In this column, you will find some evidence to support my position (and one or two other observations on political religion as well).

On Bush and God

If you think that Bush is just “playing his base” for votes, and doesn’t really believe the “God put him there stuff” that Gary Bauer shares with us (see the next item below), take a look at this (if you have not already seen it):

According to [Palestinian Prime Minister Mahmoud] Abbas, immediately thereafter Bush said: 'God told me to strike at al Qaeda and I struck them, and then he instructed me to strike at Saddam, which I did, and now I am determined to solve the problem in the Middle East.
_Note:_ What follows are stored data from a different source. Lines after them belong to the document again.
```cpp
template <int MODE, int WM, int WN, int TM, int TN, bool PI = false>
int launch_cfg9(PlConvArgs& a, hipStream_t stream) {
    constexpr int BM = WM * TM * 32;
    constexpr int BN = WN * TN * 32;
    a.n_mtiles = (a.M + BM - 1) / BM;
    a.div_mt = make_fastdiv((uint32_t)a.n_mtiles);
    if (PI) {
        const int tpi = (a.H * a.W + BN - 1) / BN;
        a.div_tpi = make_fastdiv((uint32_t)tpi);
        a.n_ptiles = a.N * tpi;
    } else {
        a.div_tpi = make_fastdiv(1u);
        a.n_ptiles = (a.P + BN - 1) / BN;
    }
    const unsigned nblk = (unsigned)a.n_ptiles * (unsigned)a.n_mtiles;
    hipLaunchKernelGGL((conv_pl9_kernel<MODE, WM, WN, TM, TN, PI>), dim3(nblk), dim3(256), 0, stream, a);
    SSN_CHECK_LAUNCH("conv_pl9");
    return SSN_OK;
}
bool halo_tile_pi(int cfg) { return cfg == 0 || cfg == 1 || cfg == 4 || cfg == 7 || cfg == 8 || cfg == 9; }
template <int MODE>
int launch_tile9_pi(PlConvArgs& a, int cfg, hipStream_t stream) {
    switch (cfg) {
        case 0: return launch_cfg9<MODE, 2, 2, 2, 2, true>(a, stream);
        case 1: return launch_cfg9<MODE, 2, 2, 1, 2, true>(a, stream);
        case 4: return launch_cfg9<MODE, 2, 2, 3, 2, true>(a, stream);
        case 7: return launch_cfg9<MODE, 1, 4, 3, 1, true>(a, stream);
        case 8: return launch_cfg9<MODE, 1, 4, 5, 1, true>(a, stream);
        case 9: return launch_cfg9<MODE, 1, 4, 1, 1, true>(a, stream);
    }
    ssn_set_error("conv_pl9: tile config %d has no per-image haloed variant", cfg);
    return SSN_ERR_ARG;
}
bool halo_fits_pi(int H, int W, int bn, int hs) {
    const int Wp = W + 2;
    auto slot = [&](int q) { return (q / W + 1) * Wp + (q % W) + 1; };
    for (int p0 = 0; p0 < H * W; p0 += bn) {
        const int p1 = p0 + bn - 1 < H * W - 1 ? p0 + bn - 1 : H * W - 1;
        if (slot(p1) - slot(p0) + 2 * (Wp + 1) + 1 > hs) return false;
    }
    return true;
}
bool halo_tile(int cfg) { return cfg == 0 || cfg == 1 || cfg == 2 || cfg == 3 || cfg == 4 || cfg == 7 || cfg == 8 || cfg == 9 || cfg == 11; }
template <int MODE>
int launch_tile9(PlConvArgs& a, int cfg, hipStream_t stream) {
    switch (cfg) {
        case 0: return launch_cfg9<MODE, 2, 2, 2, 2>(a, stream);
        case 1: return launch_cfg9<MODE, 2, 2, 1, 2>(a, stream);
        case 2: return launch_cfg9<MODE, 2, 2, 2, 1>(a, stream);
        case 3: return launch_cfg9<MODE, 2, 2, 1, 1>(a, stream);
        case 4: return launch_cfg9<MODE, 2, 2, 3, 2>(a, stream);
        case 7: return launch_cfg9<MODE, 1, 4, 3, 1>(a, stream);
        case 8: return launch_cfg9<MODE, 1, 4, 5, 1>(a, stream);
        case 9: return launch_cfg9<MODE, 1, 4, 1, 1>(a, stream);
        case 11: return launch_cfg9<MODE, 2, 2, 3, 1>(a, stream);
    }
    ssn_set_error("conv_pl9: tile config %d has no haloed variant", cfg);
    return SSN_ERR_ARG;
}
bool halo_fits(int N, int H, int W, int bn, int hs) {
    const long P = (long)N * H * W;
    const int Wp = W + 2, SP = (H + 2) * Wp;
    auto slot = [&](long pp) { return (pp / (H * W)) * SP + ((pp % (H * W)) / W + 1) * Wp + (pp % W) + 1; };
    for (long t = 0; t * bn < P; ++t) {
        const long p0 = t * bn, p1 = (p0 + bn - 1 < P - 1) ? p0 + bn - 1 : P - 1;
// ... 19 lines not shown
    }
    if (cfg >= PL_HALO_BASE) {
        cfg -= PL_HALO_BASE;
        if (halo_layer && cfg < PL_NCFG && halo_tile(cfg) && halo_fits(a.N, a.H, a.W, kPlBN[cfg], kPlBN[cfg] == 128 ? 320 : 192)) {
            a.magic_wp = (uint32_t)((0x100000000ull + (unsigned)(a.W + 2) - 1) / (unsigned)(a.W + 2));
            a.div_sp = make_fastdiv((uint32_t)((a.H + 2) * (a.W + 2)));
            return launch_tile9<MODE>(a, cfg, stream);
        }
    }
    return launch_tile<MODE>(a, cfg, stream);
}

int default_tile(int M, long P) {
    double best = 1e300;
    int bc = 0;
    for (int c = 0; c < PL_NCFG; ++c) {
        if (c == 5 || c == 6 || c == 10) continue;
        const long mt = (M + kPlBM[c] - 1) / kPlBM[c], pt = (P + kPlBN[c] - 1) / kPlBN[c];
        const double padded = (double)(mt * kPlBM[c]) * (double)(pt * kPlBN[c]);
        const double small = (kPlBM[c] * kPlBN[c] >= 128 * 128) ? 1.0 : (kPlBM[c] * kPlBN[c] >= 64 * 128 ? 1.1 : 1.3);
        const long blocks = mt * pt;
        const double fill = blocks < 256 ? 256.0 / (double)blocks : 1.0;
        const double cost = padded * small * fill;
        if (cost < best) {
            best = cost;
            bc = c;
        }
    }
    return bc;
}

int fill_common(PlConvArgs& a, const void* x_hi, const void* x_lo, const uint32_t* ap, void* y_hi, void* y_lo, int N, int C,
                int H, int W, long x_img_groups, int M, int Ho, int Wo, long y_img_groups, int kh, int kw,
                const float* x_scale, const float* y_scale, float* y_amax, int k_gap, int row_gap, const char* what) {
    SSN_CHECK_ARG(x_hi && x_lo && ap && y_hi && y_lo && x_scale && y_scale, "%s: null pointer", what);
    SSN_CHECK_ARG(C > 0 && C % 8 == 0 && M > 0 && M % 8 == 0, "%s: channel counts must be multiples of 8 (C %d, M %d)", what, C, M);
    SSN_CHECK_ARG(kh >= 1 && kw >= 1 && kh * kw <= 32, "%s: %dx%d taps unsupported", what, kh, kw);
    a.x_hi = x_hi;
    a.x_lo = x_lo;
    a.ap = ap;
    a.y_hi = y_hi;
    a.y_lo = y_lo;
    a.x_scale = x_scale;
    a.y_scale = y_scale;
    a.y_amax = y_amax;
    a.N = N;
    a.C = C;
    a.H = H;
    a.W = W;
    a.M = M;
    a.Ho = Ho;
    a.Wo = Wo;
    a.kh = kh;
    a.kw = kw;
    a.P = N * Ho * Wo;
    a.ngroups = (C + 15) / 16;
    const long xg = (long)H * W * 16, yg = (long)Ho * Wo * 16;
    const long xb = (long)N * x_img_groups * xg, yb = (long)N * y_img_groups * yg;
    const long ab = (long)a.ngroups * kh * kw * M * APITCH * 4;
    SSN_CHECK_ARG(x_img_groups >= (C + k_gap) / 8 && y_img_groups >= (M + row_gap) / 8, "%s: slice wider than its tensor", what);
    SSN_CHECK_ARG(xb < (1l << 31) && yb < (1l << 31) && ab < (1l << 31) && (long)N * Ho * Wo < (1l << 31),
                  "%s: operand plane larger than 2 GiB (buffer addressing)", what);
    a.x_grp_bytes = (uint32_t)xg;
    a.y_grp_bytes = (uint32_t)yg;
    a.x_img_bytes = (uint32_t)(x_img_groups * xg);
    a.y_img_bytes = (uint32_t)(y_img_groups * yg);
    a.x_bytes = (uint32_t)((long)(N - 1) * a.x_img_bytes + (long)((C + k_gap) / 8) * xg);
    a.y_bytes = (uint32_t)((long)(N - 1) * a.y_img_bytes + (long)((M + row_gap) / 8) * yg);
    a.a_bytes = (uint32_t)ab;
    a.div_hw = make_fastdiv((uint32_t)(Ho * Wo));
    a.div_w = make_fastdiv((uint32_t)Wo);
    a.sub_a = a.sub_b = a.sub_W = 0;
    a.mask_hi = nullptr;
    a.mask_scale = nullptr;
    a.mask_img_bytes = 0;
    a.mask_bytes = 0;
    a.k_split = 0;
    a.k_gap = 0;
    a.row_split = 0x7fffffff;
    a.row_gap = 0;
    a.raw_from = 0x7fffffff;
    a.scale = a.shift = nullptr;
    a.relu = a.accumulate = 0;
    a.dbg = g_pl_dbg;
    a.trace = g_pl_trace;
    return SSN_OK;
}

}

extern "C" int ssn_conv_pl_tiles(void) { return PL_NCFG; }
extern "C" int ssn_conv_pl_halo_taken(int N, int H, int W, int tile_cfg) {
    if (tile_cfg >= PL_HALO_PI_BASE) {
        const int c = tile_cfg - PL_HALO_PI_BASE;
        return c < PL_NCFG && halo_tile_pi(c) && halo_fits_pi(H, W, 128, 320);
    }
    const int cfg = tile_cfg - PL_HALO_BASE;
    return cfg >= 0 && cfg < PL_NCFG && halo_tile(cfg) && halo_fits(N, H, W, kPlBN[cfg], kPlBN[cfg] == 128 ? 320 : 192);
}
extern "C" void ssn_conv_pl_debug_flags(int flags) { g_pl_dbg = flags; }
extern "C" void ssn_conv_pl_debug_trace(unsigned long long* buf) { g_pl_trace = buf; }
extern "C" int ssn_conv_pl_tile_shape(int cfg, int* bm, int* bn) {
    if (cfg < 0 || cfg >= PL_NCFG) return SSN_ERR_ARG;
    *bm = kPlBM[cfg];
    *bn = kPlBN[cfg];
    return SSN_OK;
}

extern "C" int ssn_conv_pl_fwd(const void* x_hi, const void* x_lo, const float* w_packed, const float* scale,
                               const float* shift, void* y_hi, void* y_lo, int N, int Cin, int H, int W,
                               long x_img_groups, int Cout, int Ho, int Wo, long y_img_groups, int kh, int kw, int stride,
                               int pad_h, int pad_w, int relu, int tile_cfg, const float* x_scale, const float* y_scale,
                               float* y_amax, int raw_from, int row_split, int row_gap, hipStream_t stream) {
    PlConvArgs a;
    int rc = fill_common(a, x_hi, x_lo, (const uint32_t*)w_packed, y_hi, y_lo, N, Cin, H, W, x_img_groups, Cout, Ho, Wo,
                         y_img_groups, kh, kw, x_scale, y_scale, y_amax, 0, row_gap, "conv pl fwd");
    if (rc != SSN_OK) return rc;
    SSN_CHECK_ARG(stride == 1 || stride == 2, "conv pl fwd: stride %d unsupported", stride);
    SSN_CHECK_ARG(!row_gap || (row_split % 32 == 0 && row_gap % 8 == 0 && row_split > 0 && row_split < Cout),
                  "conv pl fwd: a row split must be a multiple of 32 inside (0, M), the gap a multiple of 8");
    a.stride = stride;
    a.pad_h = pad_h;
    a.pad_w = pad_w;
    a.scale = scale;
    a.shift = shift;
    a.relu = relu;
    a.raw_from = raw_from > 0 ? raw_from : 0x7fffffff;
    if (row_gap) {
        a.row_split = row_split;
        a.row_gap = row_gap;
    }
    const int cfg = tile_cfg >= 0 ? tile_cfg : (g_pl_default_tile >= 0 ? g_pl_default_tile : default_tile(Cout, a.P));
    const bool halo_layer = kh == 3 && kw == 3 && stride == 1 && pad_h == 1 && pad_w == 1 && Ho == H && Wo == W && !row_gap;
    return launch_any<MODE_FWD>(a, cfg, halo_layer, stream);
}

extern "C" int ssn_conv_pl_dgrad(const void* dy_hi, const void* dy_lo, const float* wt_packed, void* dx_hi, void* dx_lo,
                                 int N, int Cout, int Ho, int Wo, long dy_img_groups, int Cin, int H, int W,
                                 long dx_img_groups, int kh, int kw, int pad_h, int pad_w, int accumulate,
                                 const void* mask_hi, long mask_img_groups, const float* mask_scale, int tile_cfg,
                                 const float* dy_scale, const float* dx_scale, float* dx_amax, int k_split, int k_gap,
                                 int taps_reversed, hipStream_t stream) {
    PlConvArgs a;
    int rc = fill_common(a, dy_hi, dy_lo, (const uint32_t*)wt_packed, dx_hi, dx_lo, N, Cout, Ho, Wo, dy_img_groups, Cin, H, W,
                         dx_img_groups, kh, kw, dy_scale, dx_scale, dx_amax, k_gap, 0, "conv pl dgrad");
    if (rc != SSN_OK) return rc;
    SSN_CHECK_ARG(!k_gap || (k_split % 16 == 0 && k_gap % 8 == 0 && k_split > 0 && k_split < Cout && Cout % 16 == 0),
                  "conv pl dgrad: a channel split must be a multiple of 16 inside (0, C)");
    a.stride = 1;
    a.pad_h = pad_h;
    a.pad_w = pad_w;
    a.accumulate = accumulate;
    a.k_split = k_split;
    a.k_gap = k_gap;
    if (mask_hi && mask_scale) {
        a.mask_hi = mask_hi;
        a.mask_scale = mask_scale;
        const long mg = (long)H * W * 16;
        SSN_CHECK_ARG(mask_img_groups >= Cin / 8 && (long)N * mask_img_groups * mg < (1l << 31), "conv pl dgrad: bad mask tensor");
        a.mask_img_bytes = (uint32_t)(mask_img_groups * mg);
        a.mask_bytes = (uint32_t)((long)(N - 1) * a.mask_img_bytes + (long)(Cin / 8) * mg);
    }
    const int cfg = tile_cfg >= 0 ? tile_cfg : (g_pl_default_tile >= 0 ? g_pl_default_tile : default_tile(Cin, a.P));
    if (taps_reversed) {
        a.pad_h = kh - 1 - pad_h;
        a.pad_w = kw - 1 - pad_w;
        return launch_tile<MODE_FWD>(a, plain_tile(cfg), stream);
// ... 50 lines not shown
```

Before: 2307.

## Add specialized one-tap conv kernel for 1x1 stride-1 planes convolutions

```diff
diff --git a/action-detection_amd/_lib.py b/action-detection_amd/_lib.py
--- a/action-detection_amd/_lib.py
+++ b/action-detection_amd/_lib.py
@@ -8,7 +8,7 @@
 _HERE = os.path.dirname(os.path.abspath(__file__))
 CSRC = os.path.join(_HERE, "csrc")
 LIB_PATH = os.path.join(_HERE, "libssn_hip.so")
-SOURCES = ["conv_igemm.hip", "conv_x6.hip", "conv_x6_rect.hip", "conv_wgrad.hip", "conv_wgrad_x6.hip", "elementwise.hip", "bn_train.hip", "frames.hip", "detect.hip", "pool.hip", "stpp.hip", "heads_losses.hip", "conv_pl.hip", "planes_ops.hip", "planes_bn.hip", "wgrad_pl.hip", "tag.hip", "eval.hip", "actionness.hip", "train_step.hip"]
+SOURCES = ["conv_igemm.hip", "conv_x6.hip", "conv_x6_rect.hip", "conv_wgrad.hip", "conv_wgrad_x6.hip", "elementwise.hip", "bn_train.hip", "frames.hip", "detect.hip", "pool.hip", "stpp.hip", "heads_losses.hip", "conv_pl.hip", "conv_pl1.hip", "planes_ops.hip", "planes_bn.hip", "wgrad_pl.hip", "tag.hip", "eval.hip", "actionness.hip", "train_step.hip"]
 
 STPP_MAX_PARTS = 24
 
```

If you help me I will act, and if not, the elections will come and I will have to focus on them.' http://www.haaretz.com/hasen/pages/ShArt.jhtml?itemNo=310788&contrassID=2&subContrassID=1&sbSubContrassID=0&listSrc=Y

If this is not some sort of joke, this is beyond what even Johnathan Westminster predicted in his book The 15% Solution: A Political History of American Fascism, 2002-2022.  Westminster’s fictional Republican/Religious Rightist President was simply using the religious fanatics to further his own political aims.  He didn't really BELIEVE the stuff.  Bush apparently does (see next item).  Oh my!

George Bush and his Personal Religious Beliefs

On Independence Day, 2002, President Bush attended services at the West Ripley Baptist Church in Ripley, West Virginia.  As is well known, the Southern Baptists are at the center of the Christian Right.  Clearly demonstrating the level of his commitment to ecumenism, tolerance, understanding, and personal sensitivity, the church's Pastor, one Rev. Jack Miller, had the following to say in his invocation that day (Newsday, July 5, 2002):

We have ridiculed the absolute truth of your word in the name of multiculturalism.  We have been forced to honor sexual  deviance in the name of freedom of expression. We have exploited the system of education in the name of the lottery. We have toyed with the idea of helping end human life in the name of medical research.  We have killed our unborn children in the name of choice.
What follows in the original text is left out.